She's such a love! She doesn't even go after chickens, which is great because we're getting some in the spring. She sure loves those dead ducks though


----------



## ArchersMom (May 22, 2013)

Teal has an adventure filled week. Ate her first vole, drove me crazy with her puppy antics and submissive urination. Luckily, she's still sweet and beautiful.


----------



## wdadswell (Dec 17, 2015)

Aww she is sooo beautiful! Look at those eyes. What breed is your chocolate pooch?


----------



## ArchersMom (May 22, 2013)

That's Lottie, she's a rescue so we aren't really sure but we think she's a Brittany.


----------



## ArchersMom (May 22, 2013)

I now have to add attempted to swallow a newt to this week's mishaps.


----------



## hotel4dogs (Sep 29, 2008)

Tell her it's just supposed to be EYE of newt, the little witch!


----------



## ArchersMom (May 22, 2013)

Best friends snuggling after a trip to Home Depot.


----------



## ArchersMom (May 22, 2013)

And waiting to lick the kitten. We all want to keep this kitten! Well, everyone but DH and Archer :bowl: Archer's so cautious around them when they're tiny. She licked him and he ran away lol


----------



## wdadswell (Dec 17, 2015)

Love the pics! They look so sweet. Wish mine slept like that. Taking my 2 to Home Depot is just a dream right now! How old was Teal when you took them out together? 
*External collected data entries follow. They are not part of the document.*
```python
class _Weights:

    def __init__(self, sd: SD, dev, prefix: str):
        self.sd, self.dev, self.p = sd, dev, prefix

    def __call__(self, name: str) -> T:
# ... 116 lines not shown
            self.gconv.append((w.conv(f"layers.{g}.conv"), w(f"layers.{g}.conv.bias")))

    def _mlp(self, x: T, blk: dict) -> T:
        xn = ops.layernorm(x, *blk["n2"])
        h = ops.linear(xn, *blk["fc1"], act="gelu")
        return ops.linear(h, *blk["fc2"], res=x)

    def hab(self, x: T, blk: dict) -> T:
        _, H, W, C = x.shape
        d = C // self.heads
        fused = ops.fused_modes()
        b16 = ops.gemm_mode() == "bf16" and H * W >= 1024 and C % 4 == 0
        att = ops.empty_rows_bf16(tuple(x.shape), x.device) if b16 else ops.empty_like_rows(x)
        s = blk["shift"]
        if fused:
            relp = _packed(blk, "relp", lambda: pack_win_rel(blk["rel"], self.ws, self.ws))
            _, xn = ops.win_attn_fused(x, att, _wf(blk, self.heads, d), relp, gamma=blk["n1"][0], beta=blk["n1"][1], H=H, W=W,
                                       Hp=H, Wp=W, win=(self.ws, self.ws), shift=(s, s), use_mask=s > 0, want_xn="bf16" if b16 else True)
        else:
            xn = ops.layernorm(x, *blk["n1"])
            qkv = ops.linear(xn, *blk["qkv"])
            ops.window_attn(qkv, att, blk["bias"], q_off=0, k_off=C, v_off=2 * C, o_off=0, H=H, W=W, Hp=H, Wp=W, win=(self.ws, self.ws),
                            kwin=(self.ws, self.ws), shift=(s, s), use_mask=s > 0, heads=self.heads, d=d, scale=d ** -0.5)
        c1 = ops.conv2d(xn, *blk["cab0"], ksize=(3, 3), pad=(1, 1), act="gelu", out_bf16=b16, per_image=True)
        c2, c2mean = ops.conv2d(c1, *blk["cab2"], ksize=(3, 3), pad=(1, 1), want_pool="partials", out_bf16=b16)
        gate = ops.vec_mlp(c2mean, *blk["ca1"], "relu", *blk["ca2"], "sigmoid", post=self.conv_scale)
        if fused:
            return ops.token_projmlp(att, x, _pm(blk), blk["n2"][0], blk["n2"][1], c2=c2, c2_scale=gate if x.shape[0] > 1 else gate.reshape(-1))
        t = ops.mix2(x, c2, cb=gate)
        x = ops.linear(att, *blk["proj"], res=t)
        return self._mlp(x, blk)

    def ocab_block(self, x: T, blk: dict) -> T:
        _, H, W, C = x.shape
        d = C // self.heads
        fused = ops.fused_modes()
        rows16 = ops.gemm_mode() == "bf16" and (self.ws, self.ows, d) == (16, 24, 30) and H % 16 == 0 and W % 16 == 0
        if rows16:
            pk = _packed(blk, "qkv_r16", lambda: pack_ocab_qkv(*blk["qkv"], self.heads, d))
            qkv = ops.token_linear_rows16(x, pk, gamma=blk["n1"][0], beta=blk["n1"][1])
        elif fused:
            qkv = ops.token_linear(x, _tl(blk, "qkv"), gamma=blk["n1"][0], beta=blk["n1"][1])
        else:
            qkv = ops.linear(ops.layernorm(x, *blk["n1"]), *blk["qkv"])
        if rows16:
            att = ops.empty_rows_bf16(tuple(x.shape), x.device)
            hp = self.heads * 32
            ops.ocab_attn_rows16(qkv, att, blk["rel"], q_off=0, k_off=hp, v_off=2 * hp, H=H, W=W, heads=self.heads, d=d, ws=self.ws,
                                 ows=self.ows)
        else:
            att = ops.empty_like_rows(x)
            ops.window_attn(qkv, att, blk["bias"], q_off=0, k_off=C, v_off=2 * C, o_off=0, H=H, W=W, Hp=H, Wp=W, win=(self.ws, self.ws),
                            kwin=(self.ows, self.ows), shift=(0, 0), use_mask=False, heads=self.heads, d=d, scale=d ** -0.5)
        if fused:
            return ops.token_projmlp(att, x, _pm(blk), blk["n2"][0], blk["n2"][1])
        x = ops.linear(att, *blk["proj"], res=x)
        return self._mlp(x, blk)

    def _linked(self, x: T) -> bool:
        B, H, W, C = x.shape
        return (ops.gemm_mode() == "bf16" and H * W >= 1024 and (self.ws, self.heads, C) == (16, 6, 180) and H % 16 == 0 and W % 16 == 0
                and B * H * W * 192 < 2 ** 31)

    def _habs_linked(self, x: T, blks: List[dict]) -> T:
        B, H, W, C = x.shape
        d, win = C // self.heads, (self.ws, self.ws)

        def relp(blk):
            return _packed(blk, "relp", lambda: pack_win_rel(blk["rel"], self.ws, self.ws))

        s = blks[0]["shift"]
        att = ops.empty_rows_bf16(tuple(x.shape), x.device)
        _, xn = ops.win_attn_fused(x, att, _wf(blks[0], self.heads, d), relp(blks[0]), gamma=blks[0]["n1"][0], beta=blks[0]["n1"][1], H=H, W=W,
                                   Hp=H, Wp=W, win=win, shift=(s, s), use_mask=s > 0, want_xn="bf16")
        for i, blk in enumerate(blks):
            c1 = ops.conv2d(xn, *blk["cab0"], ksize=(3, 3), pad=(1, 1), act="gelu", out_bf16=True, per_image=True)
            c2, c2mean = ops.conv2d(c1, *blk["cab2"], ksize=(3, 3), pad=(1, 1), want_pool="partials", out_bf16=True)
            gate = ops.vec_mlp(c2mean, *blk["ca1"], "relu", *blk["ca2"], "sigmoid", post=self.conv_scale)
            gate = gate if B > 1 else gate.reshape(-1)
            if i + 1 < len(blks):
                nxt = blks[i + 1]
                s = nxt["shift"]
                x, xn, att = ops.hab_link(att, x, _pm(blk), blk["n2"][0], blk["n2"][1], c2=c2, c2_scale=gate, wf=_wf(nxt, self.heads, d),
                                          rel_padded=relp(nxt), gamma1=nxt["n1"][0], beta1=nxt["n1"][1], shift=(s, s), use_mask=s > 0)
            else:
                x = ops.token_projmlp(att, x, _pm(blk), blk["n2"][0], blk["n2"][1], c2=c2, c2_scale=gate)
        return x

    def group(self, x: T, g: int) -> T:
        if self._linked(x):
            y = self._habs_linked(x, self.blocks[g])
        else:
            y = x
            for blk in self.blocks[g]:
                y = self.hab(y, blk)
        y = self.ocab_block(y, self.ocab[g])
        return ops.conv2d(y, *self.gconv[g], ksize=(3, 3), pad=(1, 1), res=x, per_image=True)

    def forward(self, lr: T, taps: Optional[dict] = None, feats: Optional[dict] = None, out: Optional[T] = None) -> T:
        B, _, h, w = lr.shape
# ... 351 lines not shown
```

That's good, Archer is cautious around the kitten. It's a royal pain having a dog at 2, that still likes to chase the cats. So glad Bodie could care less.


----------



## ArchersMom (May 22, 2013)

She's almost 7 months now. She's been going to Home Depot for about 3 months now. She loves it, but we do have more work to do with jumping when she's over excited. It's a great place to socialize. There's lots of different people, strange noises and machines. It is hard to get anything done walking around with a cute golden puppy though.


----------



## ArchersMom (May 22, 2013)

I don't even know what to caption this photo. My poor kitty cat!


----------



## Rundlemtn (Jan 16, 2015)

She looks like a big, strong, and beautiful girl!!


----------



## Sweet Girl (Jun 10, 2010)

"What cat?"


----------



## hotel4dogs (Sep 29, 2008)

she is sure growing up pretty!!! Poor cat. At least she doesn't carry it around by the head like my Toby used to do  .


----------



## fourlakes (Feb 16, 2013)

Wow! Teal looks so grown up - and so pretty  I'm thinking that she and kitty actually get along pretty well.
adding: I've had the cat/ dog thing go both ways over the years.


----------



## Amystelter (Jul 31, 2013)

*Cute*

Caption -QUOTE=Sweet Girl;6321881]"What cat?"[/QUOTE]


----------



## jennretz (Jul 24, 2013)

She's just gorgeous  Love the picture of her sitting on the cat!


----------



## ArchersMom (May 22, 2013)

The biggest news this month: Teal and the gang will be getting a new human baby brother or sister this September :curtain:


----------



## ArchersMom (May 22, 2013)

Already practicing stealing stuffed animals


----------



## Sweet Girl (Jun 10, 2010)

ArchersMom said:


> The biggest news this month: Teal and the gang will be getting a new human baby brother or sister this September :curtain:


Eeee! How exciting! Teal will be such a good dog with a new baby. Did she come home loving babies the way Shala did? I literally had to train Shala not to go bananas everytime a stroller came near. Strollers meant BABY!!  I'm already looking forward to your Teal and baby pics!


----------



## SheetsSM (Jan 17, 2008)

Congratulations! What a lucky kid to be able to grow up in a household w/ goldens


----------



## Wicky (Aug 27, 2015)

Congrats and Teal is just beautiful - I love her colouring.


----------



## Rundlemtn (Jan 16, 2015)

ArchersMom said:


> The biggest news this month: Teal and the gang will be getting a new human baby brother or sister this September :curtain:


Congratulations!!! How exciting for your family!!


----------



## ArchersMom (May 22, 2013)

Thanks everyone  Teal is going to be thrilled. We haven't met a ton of babies yet, I'm pretty sure she's going to lick it anytime she can lol She adores children though. Tries to visit whenever she sees them. I think all the dogs will be just as excited when baby comes home.


----------



## fourlakes (Feb 16, 2013)

Congratulations! You will have a great k9 crew of babysitters.


----------



## ArchersMom (May 22, 2013)

My parents came up this weekend and brought us this ottoman. Teal and that cat are battling for who gets to claim it as their throne. This is Teal after our very rainy walk this morning. 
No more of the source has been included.